Saved data entries:
══════════

struct RotOffTable {
  uint32_t v[VUS_N_ANGLE_BINS * 64 * 4];
};
constexpr RotOffTable make_rot_off_table(int row_bytes) {
  RotOffTable r{};
  for (int e = 0; e < VUS_N_ANGLE_BINS * 256; ++e) {
    const int bin = e / 256, test = e - 256 * bin, w = test >> 6, lane = test & 63;
    const int oa = VUS_RBRIEF_ROT[4 * e + 1] * row_bytes + VUS_RBRIEF_ROT[4 * e];
    const int ob = VUS_RBRIEF_ROT[4 * e + 3] * row_bytes + VUS_RBRIEF_ROT[4 * e + 2];
    r.v[(bin * 64 + lane) * 4 + w] = ((uint32_t)oa & 0xFFFFu) | ((uint32_t)ob << 16);
  }
  return r;
}
__device__ __attribute__((aligned(128))) const RotOffTable g_rot_off_table = make_rot_off_table(4 * BR_DW);
__device__ __attribute__((aligned(128))) const RotOffTable g_rot_off_table_tiled = make_rot_off_table(4 * BR_DW_TILED);

constexpr int OR_NV = OR_ROWS * (OR_DW / 2);
constexpr int OR_WT = 192;

template <int ALIGN>
struct DiscWeightTable {
  uint32_t v[ALIGN * OR_WT * 4];
};
struct DiscDwordWeight {
  uint32_t moment, count;
};
constexpr DiscDwordWeight disc_dword_weight(int dy, int dx0) {
  constexpr int umax[16] = {15, 15, 15, 15, 14, 14, 14, 13, 13, 12, 11, 10, 9, 8, 6, 3};
  DiscDwordWeight w{0u, 0u};
  if (dy < -OR_R || dy > OR_R) return w;
  const int um = umax[dy < 0 ? -dy : dy];
  for (int b = 0; b < 4; ++b) {
    const int dx = dx0 + b;
    if (dx >= -um && dx <= um) {
      w.moment |= (uint32_t)(dx + OR_R) << (8 * b);
      w.count |= 1u << (8 * b);
    }
  }
  return w;
}
template <int ALIGN>
constexpr DiscWeightTable<ALIGN> make_disc_weight_table() {
  DiscWeightTable<ALIGN> r{};
  for (int e = 0; e < ALIGN * OR_WT; ++e) {
    const int sh = e / OR_WT, t = e - sh * OR_WT;
    if (t >= OR_NV) continue;
    const int row = t / (OR_DW / 2), c = t - row * (OR_DW / 2);
    for (int d = 0; d < 2; ++d) {
      const DiscDwordWeight w = disc_dword_weight(row - OR_R, 4 * (2 * c + d) - sh - OR_R);
      r.v[4 * e + d] = w.moment;
      r.v[4 * e + 2 + d] = w.count;
    }
  }
  return r;
}
__device__ __attribute__((aligned(128))) const DiscWeightTable<4> g_disc_weight_table = make_disc_weight_table<4>();

constexpr int OR_WTD = 3 + 4 * (3 * 64 - OR_NP) + 4;
struct DiscWeightDwTable {
  uint32_t v[4 * OR_WTD * 2];
};
constexpr DiscWeightDwTable make_disc_weight_dw_table() {
  DiscWeightDwTable r{};
  for (int e = 0; e < 4 * OR_WTD; ++e) {
    const int a = e / OR_WTD, d = e - a * OR_WTD - 3;
    if (d < 0 || d >= OR_ROWS * 4 * OR_PC) continue;
    const int row = d / (4 * OR_PC), col = d - row * (4 * OR_PC);
    const DiscDwordWeight w = disc_dword_weight(row - OR_R, 4 * col - a - OR_R);
    r.v[2 * e] = w.moment;
    r.v[2 * e + 1] = w.count;
  }
  return r;
}
__device__ __attribute__((aligned(128))) const DiscWeightDwTable g_disc_weight_dw_table = make_disc_weight_dw_table();
constexpr bool disc_weight_dw_table_matches() {
  constexpr DiscWeightDwTable dw = make_disc_weight_dw_table();
  for (int sh = 0; sh < 16; ++sh)
    for (int q = 0; q < 3 * 64 - OR_NP; ++q)
      for (int d = 0; d < 4; ++d) {
        const int e = (sh & 3) * OR_WTD + 4 * q + d + 3 - (sh >> 2);
        const int r = q / OR_PC, c = q - r * OR_PC;
        const DiscDwordWeight w = disc_dword_weight(r - OR_R, 16 * c + 4 * d - sh - OR_R);
        if (dw.v[2 * e] != w.moment || dw.v[2 * e + 1] != w.count) return false;
      }
  return true;
}
static_assert(disc_weight_dw_table_matches(), "DiscWeightDwTable must weigh every dword as disc_dword_weight");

══════════

What is being asked: Output the lines above exactly, but only those between the line holding "uint32_t v[4 * OR_WTD * 2];" and the line holding "for (int d = 0; d < 4;", inclusive.

Result:
  uint32_t v[4 * OR_WTD * 2];
};
constexpr DiscWeightDwTable make_disc_weight_dw_table() {
  DiscWeightDwTable r{};
  for (int e = 0; e < 4 * OR_WTD; ++e) {
    const int a = e / OR_WTD, d = e - a * OR_WTD - 3;
    if (d < 0 || d >= OR_ROWS * 4 * OR_PC) continue;
    const int row = d / (4 * OR_PC), col = d - row * (4 * OR_PC);
    const DiscDwordWeight w = disc_dword_weight(row - OR_R, 4 * col - a - OR_R);
    r.v[2 * e] = w.moment;
    r.v[2 * e + 1] = w.count;
  }
  return r;
}
__device__ __attribute__((aligned(128))) const DiscWeightDwTable g_disc_weight_dw_table = make_disc_weight_dw_table();
constexpr bool disc_weight_dw_table_matches() {
  constexpr DiscWeightDwTable dw = make_disc_weight_dw_table();
  for (int sh = 0; sh < 16; ++sh)
    for (int q = 0; q < 3 * 64 - OR_NP; ++q)
      for (int d = 0; d < 4; ++d) {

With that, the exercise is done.